Thanks dafi, for trying  :Smile: 

----------

## LiquidAcid

You should enable USB debug support and modularize the EHCI, OHCI and UHCI. Then reboot the system and check that no xHCI is loaded. Plug in your mouse and load UHCI (or OHCI, but I doubt that you chip is a OHCI-one). Check if this works. EHCI is only used for USB 2.0, so you mouse should work without this.

----------

## Cyker

Maybe udev or hotplug isn't working properly?

----------

## lyallp

udev: Try running 

```
udevcontrol log_priority=info
```

 then monitor your system messages file using 

```
tail -f /var/log/messages
```

 then plug/unplug your USB device(s).

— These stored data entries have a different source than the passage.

New measurement: 4.952 (median of 3 runs). About the same (-0.0%).

```diff
diff --git a/scfgp_amd/csrc/apply_epilogue.h b/scfgp_amd/csrc/apply_epilogue.h
--- a/scfgp_amd/csrc/apply_epilogue.h
+++ b/scfgp_amd/csrc/apply_epilogue.h
@@ -15,13 +15,32 @@
     x += dpp_mov_f64<0x140>(x);
     return x;
 }
+struct RowScatter {
+    bool hi[4];
+    __device__ __forceinline__ explicit RowScatter(int lane) {
+        const bool b0 = lane & 1, b1 = lane & 2, b2 = lane & 4, b3 = lane & 8;
+        hi[0] = b0 != b2; hi[1] = b1 != b2; hi[2] = b2 != b3; hi[3] = b3;
+    }
+    template <int CTRL, int N>
+    __device__ __forceinline__ static void step(double (&x)[4], bool h) {
+#pragma unroll
+        for (int i = 0; i < N / 2; ++i) {
+            const double keep = h ? x[2 * i + 1] : x[2 * i], send = h ? x[2 * i] : x[2 * i + 1];
+            x[i] = keep + dpp_mov_f64<CTRL>(send);
+        }
+    }
+    __device__ __forceinline__ double quad(double (&x)[4]) const { step<0xB1, 4>(x, hi[0]); step<0x4E, 4>(x, hi[1]); return x[0]; }
+    __device__ __forceinline__ double finish(double (&x)[4]) const { step<0x141, 4>(x, hi[2]); step<0x140, 4>(x, hi[3]); return x[0]; }
+    __device__ __forceinline__ int tm() const { return (int)hi[2] + 2 * (int)hi[3]; }
+    __device__ __forceinline__ int r() const { return (int)hi[0] + 2 * (int)hi[1]; }
+};
 template <class Cfg, int EPI, bool MU>
 __device__ __forceinline__ void apply_epilogue_vec2(
     const typename Cfg::MTr::acc_t (&acc)[Cfg::TM][Cfg::TN], const double* __restrict__ Phi, double* V,
     double* __restrict__ vpart, const double* __restrict__ p, const double* __restrict__ q, const double* __restrict__ y,
     const double* __restrict__ alpha, const double* __restrict__ ut, int K, int Kp, int64_t Np, int64_t rb, int cbase, int jtg,
     char* smem_raw, double* __restrict__ mupart, int tid) {
-    static_assert(Cfg::TN == 2 && Cfg::MS == 16 && sizeof(typename Cfg::T) == 8 && (EPI == 0 || EPI == 1 || EPI == 3 || EPI == 4), "VEC2 layout");
+    static_assert(Cfg::TM == 4 && Cfg::TN == 2 && Cfg::MS == 16 && sizeof(typename Cfg::T) == 8 && (EPI == 0 || EPI == 1 || EPI == 3 || EPI == 4), "VEC2 layout");
     AccCoord<Cfg> co(tid);
     const int jg = cbase + co.wn0 + 2 * (co.lane & 15);
     if constexpr (EPI == 4) {
@@ -37,10 +56,13 @@
         double al[2], live[2];
 #pragma unroll
         for (int k = 0; k < 2; ++k) { live[k] = jg + k < K ? 1.0 : 0.0; al[k] = MU && jg + k < K ? alpha[jg + k] : 0.0; }
+        const RowScatter rs(co.lane);
+        double partq[4], mupq[4];
 #pragma unroll
         for (int tm = 0; tm < Cfg::TM; ++tm) {
             v2d ph[4];
             int64_t off[4];
+            double part[4], mup[4];
 #pragma unroll
             for (int r = 0; r < 4; ++r) {
                 off[r] = (rb * Cfg::BM + co.row(tm, r)) * Kp + jg;
@@ -48,21 +70,18 @@
             }
 #pragma unroll
             for (int r = 0; r < 4; ++r) {
-                const int row = co.row(tm, r);
                 const double c0 = acc[tm][0][r], c1 = acc[tm][1][r];
                 *reinterpret_cast<v2d*>(V + off[r]) = v2d{c0, c1};
-                double part, mup = 0;
-                if (EPI == 3) part = fma(c0, c0, c1 * c1);
-                else part = fma(ph[r][0] * live[0], c0, ph[r][1] * live[1] * c1);
-                if (MU) mup = EPI == 3 ? fma(c0, al[0], c1 * al[1]) : fma(ph[r][0], al[0], ph[r][1] * al[1]);
-                part = row16_sum(part);
-                if ((co.lane & 15) == 0) red[wn * Cfg::BM + row] = part;
-                if (MU) {
-                    mup = row16_sum(mup);
-                    if ((co.lane & 15) == 0) red2[wn * Cfg::BM + row] = mup;
-                }
-            }
-        }
+                if (EPI == 3) part[r] = fma(c0, c0, c1 * c1);
+                else part[r] = fma(ph[r][0] * live[0], c0, ph[r][1] * live[1] * c1);
+                if (MU) mup[r] = EPI == 3 ? fma(c0, al[0], c1 * al[1]) : fma(ph[r][0], al[0], ph[r][1] * al[1]);
+            }
+            partq[tm] = rs.quad(part);
+            if (MU) mupq[tm] = rs.quad(mup);
+        }
+        const int row = co.row(rs.tm(), rs.r());
+        red[wn * Cfg::BM + row] = rs.finish(partq);
+        if (MU) red2[wn * Cfg::BM + row] = rs.finish(mupq);
         __syncthreads();
         if (tid < Cfg::BM) {
             double s = 0, s2 = 0;
@@ -81,24 +100,27 @@
             rowsc[3 * i] = 2.0 * q[n]; rowsc[3 * i + 1] = p[n]; rowsc[3 * i + 2] = y[n];
         }
         __syncthreads();
+        char* vb = reinterpret_cast<char*>(V + rb * Cfg::BM * Kp + cbase);
+        const int c2 = co.wn0 + 2 * (co.lane & 15);
+        const auto voff = [&](int tm, int r) { return (unsigned)((co.row(tm, r) * Kp + c2) * (int)sizeof(double)); };
+        v2d vv[2][4];
+        const auto vload = [&](int tm) {
+#pragma unroll
+            for (int r = 0; r < 4; ++r) vv[tm & 1][r] = *reinterpret_cast<const v2d*>(vb + voff(tm, r));
+        };
+        vload(0); vload(1);
 #pragma unroll
         for (int tm = 0; tm < Cfg::TM; ++tm) {
-            v2d vv[4];
-            int64_t off[4];
-#pragma unroll
-            for (int r = 0; r < 4; ++r) {
-                off[r] = (rb * Cfg::BM + co.row(tm, r)) * Kp + jg;
-                vv[r] = *reinterpret_cast<const v2d*>(V + off[r]);
-            }
 #pragma unroll
             for (int r = 0; r < 4; ++r) {
                 const int row = co.row(tm, r);
                 const double qn = rowsc[3 * row], pn = rowsc[3 * row + 1], yn = rowsc[3 * row + 2];
                 v2d o;
 #pragma unroll
-                for (int k = 0; k < 2; ++k) o[k] = 2.0 * acc[tm][k][r] + qn * vv[r][k] + pn * al[k] + yn * u2[k];
-                *reinterpret_cast<v2d*>(V + off[r]) = o;
-            }
+                for (int k = 0; k < 2; ++k) o[k] = 2.0 * acc[tm][k][r] + qn * vv[tm & 1][r][k] + pn * al[k] + yn * u2[k];
+                *reinterpret_cast<v2d*>(vb + voff(tm, r)) = o;
+            }
+            if (tm + 2 < Cfg::TM) vload(tm + 2);
         }
     }
 }
@@ -115,7 +137,7 @@
     }
     AccCoord<Cfg> co(tid);
     if constexpr (VEC4 && sizeof(T) == 4) {
-        static_assert(Cfg::TN == 4 && Cfg::MS == 16 && sizeof(T) == 4 && (EPI == 0 || EPI == 1 || EPI == 3 || EPI == 4), "VEC4 layout");
+        static_assert(Cfg::TM == 4 && Cfg::TN == 4 && Cfg::MS == 16 && sizeof(T) == 4 && (EPI == 0 || EPI == 1 || EPI == 3 || EPI == 4), "VEC4 layout");
         const int c4 = co.wn0 + 4 * (co.lane & 15);
         const int jg = cbase + c4;
         if constexpr (EPI == 4) {
@@ -131,10 +153,13 @@
             double al[4], live[4];
 #pragma unroll
             for (int k = 0; k < 4; ++k) { live[k] = jg + k < K ? 1.0 : 0.0; al[k] = MU && jg + k < K ? alpha[jg + k] : 0.0; }
+            const RowScatter rs(co.lane);
+            double partq[4], mupq[4];
 #pragma unroll
             for (int tm = 0; tm < Cfg::TM; ++tm) {
                 v4f ph[4];
                 int64_t off[4];
+                double part[4], mup[4];
 #pragma unroll
                 for (int r = 0; r < 4; ++r) {
                     off[r] = (rb * Cfg::BM + co.row(tm, r)) * Kp + jg;
@@ -142,25 +167,23 @@
                 }
 #pragma unroll
                 for (int r = 0; r < 4; ++r) {
-                    const int row = co.row(tm, r);
                     const v4f c = v4f{acc[tm][0][r], acc[tm][1][r], acc[tm][2][r], acc[tm][3][r]};
                     *reinterpret_cast<v4f*>(V + off[r]) = c;
-                    double part = 0, mup = 0;
+                    part[r] = 0; mup[r] = 0;
                     if (EPI == 3) {
-                        part = (double)(c[0] * c[0]) + (double)(c[1] * c[1]) + (double)(c[2] * c[2]) + (double)(c[3] * c[3]);
-                        if (MU) mup = (double)c[0] * al[0] + (double)c[1] * al[1] + (double)c[2] * al[2] + (double)c[3] * al[3];
+                        part[r] = (double)(c[0] * c[0]) + (double)(c[1] * c[1]) + (double)(c[2] * c[2]) + (double)(c[3] * c[3]);
+                        if (MU) mup[r] = (double)c[0] * al[0] + (double)c[1] * al[1] + (double)c[2] * al[2] + (double)c[3] * al[3];
                     } else {
 #pragma unroll
-                        for (int k = 0; k < 4; ++k) { part += (double)ph[r][k] * (double)c[k] * live[k]; if (MU) mup += (double)ph[r][k] * al[k]; }
+                        for (int k = 0; k < 4; ++k) { part[r] += (double)ph[r][k] * (double)c[k] * live[k]; if (MU) mup[r] += (double)ph[r][k] * al[k]; }
                     }
-                    part = row16_sum(part);
-                    if ((co.lane & 15) == 0) red[wn * Cfg::BM + row] = part;
-                    if (MU) {
-                        mup = row16_sum(mup);
-                        if ((co.lane & 15) == 0) red2[wn * Cfg::BM + row] = mup;
-                    }
-                }
-            }
+                }
+                partq[tm] = rs.quad(part);
+                if (MU) mupq[tm] = rs.quad(mup);
+            }
+            const int row = co.row(rs.tm(), rs.r());
+            red[wn * Cfg::BM + row] = rs.finish(partq);
+            if (MU) red2[wn * Cfg::BM + row] = rs.finish(mupq);
             __syncthreads();
             if (tid < Cfg::BM) {
                 double s = 0, s2 = 0;
@@ -179,24 +202,26 @@
                 rowsc[3 * i] = (float)(2.0 * q[n]); rowsc[3 * i + 1] = (float)p[n]; rowsc[3 * i + 2] = (float)y[n];
             }
             __syncthreads();
+            char* vb = reinterpret_cast<char*>(V + rb * Cfg::BM * Kp + cbase);
+            const auto voff = [&](int tm, int r) { return (unsigned)((co.row(tm, r) * Kp + c4) * (int)sizeof(float)); };
+            v4f vv[2][4];
+            const auto vload = [&](int tm) {
+#pragma unroll
+                for (int r = 0; r < 4; ++r) vv[tm & 1][r] = *reinterpret_cast<const v4f*>(vb + voff(tm, r));
+            };
+            vload(0); vload(1);
 #pragma unroll
             for (int tm = 0; tm < Cfg::TM; ++tm) {
-                v4f vv[4];
-                int64_t off[4];
-#pragma unroll
-                for (int r = 0; r < 4; ++r) {
-                    off[r] = (rb * Cfg::BM + co.row(tm, r)) * Kp + jg;
-                    vv[r] = *reinterpret_cast<const v4f*>(V + off[r]);
-                }
 #pragma unroll
                 for (int r = 0; r < 4; ++r) {
                     const int row = co.row(tm, r);
                     const float qn = rowsc[3 * row], pn = rowsc[3 * row + 1], yn = rowsc[3 * row + 2];
                     v4f o;
 #pragma unroll
-                    for (int k = 0; k < 4; ++k) o[k] = fmaf(qn, vv[r][k], fmaf(pn, alf[k], fmaf(yn, u4f[k], 2.0f * acc[tm][k][r])));
-                    *reinterpret_cast<v4f*>(V + off[r]) = o;
-                }
+                    for (int k = 0; k < 4; ++k) o[k] = fmaf(qn, vv[tm & 1][r][k], fmaf(pn, alf[k], fmaf(yn, u4f[k], 2.0f * acc[tm][k][r])));
+                    *reinterpret_cast<v4f*>(vb + voff(tm, r)) = o;
+                }
+                if (tm + 2 < Cfg::TM) vload(tm + 2);
             }
         }
         return;
```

You should see quite a bit of info...

Hopefully, this may give some insight.

----------

## tofor

 *Quote:*   

> Maybe udev or hotplug isn't working properly?

 

I really think this is likely.  I get message during boot similar to:

udevd [4334] launch program '/sbin/something/something/udevd' failed

udevd [4334] launch program '/sbin/something/something/hotplug' failed

I didn't realize it was related or would have mentioned it earlier.  Where can I find these boot messages so I can copy the exact messages?

 *Quote:*   

> udev: Try running
> 
> Code:
> 
> udevcontrol log_priority=info
> ...

 

udevcontrol: no output

tail:

<a bunch of unrelated stuff>

Aug  1 09:34:59 localhost sudo:      <my username>: TTY=pts/1 ; PWD=/home/<my username>; USER=root ; COMMAND=/sbin/udevcontrol log_priority=info

and that's it .  No more output upon plugging/unplugging a mouse.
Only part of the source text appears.